You can find out about your entitlement to redundancy pay by contacting an employment lawyer.
Example of calculating redundancy pay when payment in lieu of notice has been received.
If you have been offered PILO, what does it mean? What do you need to know about redundancy pay? How much can you claim? And how long must you work for your employer to qualify for redundancy pay?
This video explains everything you need to know about calculating redundancy pay when you’ve been given payment in lieu…
STORY: “How to calculate redundancy pay when you have received payment in lieu of notice?”
In this video we explain how to calculate redundancy pay when your employer has offered you payment in lieu of notice. We look at examples of different scenarios where you could receive either a lump sum or weekly payments.
• When you should take up an offer of payment in lieu of notice
When you’ll get paid
Your employer must give you notice of your redundancy payment. This includes telling you how much it is and when you’re paid. You must receive this information within 21 days of being told you are redundant. If you do not receive this information within 21 working days, you have 14 days to ask for it.
You must be given written confirmation of your redundancy pay. This must include:
• How much you’ll get;
• When you’ll get it;
• Whether you’ll be paid weekly or fortnightly;
• What deductions there might be; and
• Any tax relief you qualify for.
If your employer does not pay you, you have legal recourse.
Your employer must give you notice when they are changing your terms and conditions. These include your redundancy pay. If you do not receive it within 14 days of being told, you can request a written explanation.
You have six months to make a claim for any unpaid wages, including holiday pay.
If your employer is insolvent
Your employer is insolvent or it has gone bust. You are likely to be entitled to a redundancy payment. This is because under EU law, employers must provide workers with redundancy payments if they close down. However, there are some exceptions to this rule. For example, if your employer goes out of business due to natural disasters like floods, earthquakes or fires, the government will step in and pay out your redundancy money. In addition, if your employer closes down due to bankruptcy, the courts will take over and decide whether or not you are eligible for a redundancy payment.
However, if your employer is still trading, you may be able to apply for redundancy payments through GOV UK. This is because GOV UK provides a range of free online services to help people understand and use public services. These include services such as accessing benefits, applying for jobs, claiming tax credits, getting driving licences and registering births, deaths and marriages.

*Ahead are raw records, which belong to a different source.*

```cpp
int wdg_spmm_narrow_plan(const int32_t *rowptr, const int32_t *col, int32_t N, int32_t n_cols, int32_t parts, int32_t *part_ptr,
                         wdg_stream_t stream) {
    WDG_REQUIRE(N >= 0 && n_cols >= 0, "spmm_narrow_plan: negative size");
    WDG_REQUIRE(parts == 1 || parts == 2 || parts == 4 || parts == 8, "spmm_narrow_plan: parts must be 1, 2, 4 or 8");
    if (parts == 1 || N == 0) return WDG_OK;
    WDG_REQUIRE(rowptr && col && part_ptr, "spmm_narrow_plan: null array");
// ... 37 lines not shown
        else
            hipLaunchKernelGGL(narrow_pack<float>, dim3(blocks), dim3(256), 0, st, static_cast<const float *>(j->X), j->ldx, j->col_scale, j->n_cols, j->n_feat, T);
    }
    const int cus = std::max(wdg_device_cus(), 8);
    const int per_cu = 8;
    const dim3 grid(static_cast<unsigned>(cus / kXcds * kXcds * per_cu));
#define WDG_NARROW_LAUNCH(V, TB) hipLaunchKernelGGL((spmm_narrow_kernel<V, TB>), grid, dim3(N_THREADS), 0, st, *j, T, part_ptr, parts, P)
    if (j->val) {
        if (table == TABLE_F32X8) WDG_NARROW_LAUNCH(true, TABLE_F32X8);
        else if (table == TABLE_F32X4) WDG_NARROW_LAUNCH(true, TABLE_F32X4);
        else WDG_NARROW_LAUNCH(true, TABLE_BF16X8);
    } else {
        if (table == TABLE_F32X8) WDG_NARROW_LAUNCH(false, TABLE_F32X8);
        else if (table == TABLE_F32X4) WDG_NARROW_LAUNCH(false, TABLE_F32X4);
        else WDG_NARROW_LAUNCH(false, TABLE_BF16X8);
    }
#undef WDG_NARROW_LAUNCH
    if (parts > 1) {
        const unsigned blocks = static_cast<unsigned>(wdg::ceil_div(static_cast<int64_t>(j->n_rows) * 8, 256));
        hipLaunchKernelGGL(narrow_combine, dim3(blocks), dim3(256), 0, st, P, j->n_rows, parts, j->n_feat, j->row_scale, j->Y, j->ldy);
    }
    return wdg::check_launch("spmm_narrow_kernel");
}

int wdg_spmm_narrow_f32(const wdg_spmm_job *job_host, const int32_t *part_ptr, void *workspace, size_t workspace_bytes,
                        wdg_stream_t stream) {
    return narrow_launch(job_host, false, part_ptr, workspace, workspace_bytes, stream);
}
int wdg_spmm_narrow_bf16(const wdg_spmm_job *job_host, const int32_t *part_ptr, void *workspace, size_t workspace_bytes,
                         wdg_stream_t stream) {
    return narrow_launch(job_host, true, part_ptr, workspace, workspace_bytes, stream);
}

int wdg_spmm_narrow_batched_f32(const wdg_spmm_job *jobs_dev, int32_t n_jobs, int32_t max_rows, int32_t max_feat, int flags,
                                wdg_stream_t stream) {
    WDG_REQUIRE(n_jobs >= 0 && max_rows >= 0 && max_feat >= 0, "spmm_narrow_batched: negative size");
    if (n_jobs == 0 || max_rows == 0 || max_feat == 0) return WDG_OK;
    WDG_REQUIRE(jobs_dev != nullptr, "spmm_narrow_batched: null job table");
    if (max_feat > 8) return wdg::fail(WDG_ERR_UNSUPPORTED, "spmm_narrow_batched: more than 8 features");
    const int blocks_per_job = static_cast<int>(wdg::ceil_div(max_rows, 16));
    WDG_REQUIRE(static_cast<int64_t>(blocks_per_job) * n_jobs < (1ll << 31), "spmm_narrow_batched: grid too large");
    const dim3 grid(static_cast<unsigned>(blocks_per_job) * n_jobs);
    hipStream_t st = wdg::as_stream(stream);
    const bool has_w = (flags & (WDG_SPMM_ANY_VAL | WDG_SPMM_ANY_COL_SCALE)) != 0, wide = max_feat > 4;
    if (has_w) {
        if (wide) hipLaunchKernelGGL((spmm_narrow_batched_kernel<true, true>), grid, dim3(N_THREADS), 0, st, jobs_dev, blocks_per_job);
        else hipLaunchKernelGGL((spmm_narrow_batched_kernel<true, false>), grid, dim3(N_THREADS), 0, st, jobs_dev, blocks_per_job);
    } else {
        if (wide) hipLaunchKernelGGL((spmm_narrow_batched_kernel<false, true>), grid, dim3(N_THREADS), 0, st, jobs_dev, blocks_per_job);
        else hipLaunchKernelGGL((spmm_narrow_batched_kernel<false, false>), grid, dim3(N_THREADS), 0, st, jobs_dev, blocks_per_job);
    }
    return wdg::check_launch("spmm_narrow_batched_kernel");
}

}
```

when-do-gnns-help_amd/ops.py:

```python
from ._lib import check, lib, require_gpu, stream_handle
from ._rt import (
    ACT_NONE, ACT_RELU, COO_ADD_SELF_LOOPS, COO_BINARISE, COO_DROP_SELF_LOOPS, COO_KEEP_DUPLICATES, COO_SYMMETRISE,
    GEMM_A_VEC4, NORM_RW, NORM_SYM, PREC_F32, PREC_F64, SPMM_ANY_COL_SCALE, SPMM_ANY_VAL, SPMM_DMA_OK,
    SPMM_HALF_SLAB, SPMM_SMALL_OFFSETS, Tiled, Transposed, _dev, _h2d, _H2D_MAX_BYTES, _ld, _PinnedArena, _ptr, _table,
)
from .graphs import (
    CsrGraph, degree_norm, GraphBatch, normalise_values, quad_disabled, row_l1_normalise, unpack_bits,
    _host_pack_coo,
)
from .aggregate import (
    QUAD_MULTI_ITEM_SU, spmm, spmm_plan, SpmmBatch, _dma_ok, _fill_job, _QUAD_COST_NS,
    _QUAD_COST_W, _quad_cut, _quad_segments, _quad_unit_cost, _quad_unit_costs, _sharing_groups,
)
from .stats import (
    edge_cosine, edge_label_stats, las, LasBatch, StatsBatch,
)
from .gemm import (
    gemm, gemm_skinny, GemmBatch, Mlp2Batch,
)
from .kernel_regression import (
    deflation_enabled, EdgeGramBatch, GnbBatch, GramBatch, kr_split_sizes, KrBatch, KrSets, PropagatedGram, RowRepBatch, SvmBatch, _KR_JOB_DTYPE,
)
```

Measured before the change: 18.16 billion edges/s.

## Stage narrow SpMM source rows in LDS with software-pipelined row extents

Adds an LDS-staged route for the batched narrow SpMM. Each workgroup of 512 threads copies the whole narrow source matrix (and column scales) of its job into up to 128 KiB of dynamic LDS, then sweeps a contiguous slice of rows. It also prefetches row extents and the first four column indices two steps ahead. The host chooses a parts-per-job count from CU count, rows and the edge-to-column ratio. This replaces scattered global gathers with LDS reads, at the cost of a redundant per-workgroup staging load and occupancy limited to one large block per CU.

```diff
diff --git a/include/wdg.h b/include/wdg.h
--- a/include/wdg.h
+++ b/include/wdg.h
@@ -153,6 +153,12 @@
 
 int wdg_spmm_narrow_batched_f32(const wdg_spmm_job *jobs_dev, int32_t n_jobs, int32_t max_rows, int32_t max_feat, int flags,
                                 wdg_stream_t stream);
+#define WDG_NARROW_IN_PLACE 0
+#define WDG_NARROW_LDS_512 1
+#define WDG_NARROW_LDS_1024 2
+int32_t wdg_spmm_narrow_lds_bytes(int32_t max_cols, int32_t max_feat, int flags);
+int wdg_spmm_narrow_batched_routed_f32(const wdg_spmm_job *jobs_dev, int32_t n_jobs, int32_t max_rows, int32_t max_cols,
+                                       int32_t max_feat, int flags, int32_t route, int32_t parts, wdg_stream_t stream);
 
 typedef struct wdg_spmm_item {
     int32_t first_job, n_jobs;
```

If your employer is insolvency, you should contact the Insolvency Service. They will tell you what to do next.
Frequently Asked Questions
What is counted as reckonable service?
The amount of reckonable service you have accrued during your employment depends on how long you have been employed by the same employer. You must count each day you worked during the tax year as one day of reckonable service.
If you took a holiday within the tax year, it counts as reckonable service. If you had a period of sickness during the tax year, it does not count as reckonable service. However, if you were away from work because of illness, you do not have to pay National Insurance contributions while you were ill. This includes any period of basic and additional paid maternity leave allowed under the law.
You cannot claim reckonable service for absences due to bereavement or funerals.
What about any retraining costs or counselling my employer pays for?
Any costs your employer pays to support you during redundancy or to help you train up for another career are generally taxable. This includes things like training courses, retraining or finding a new role within the same organisation. If your employer provides you with counselling, it could also be exempt.
If you’re unsure whether something is taxable, contact HMRC. You can do so online, by phone or via email.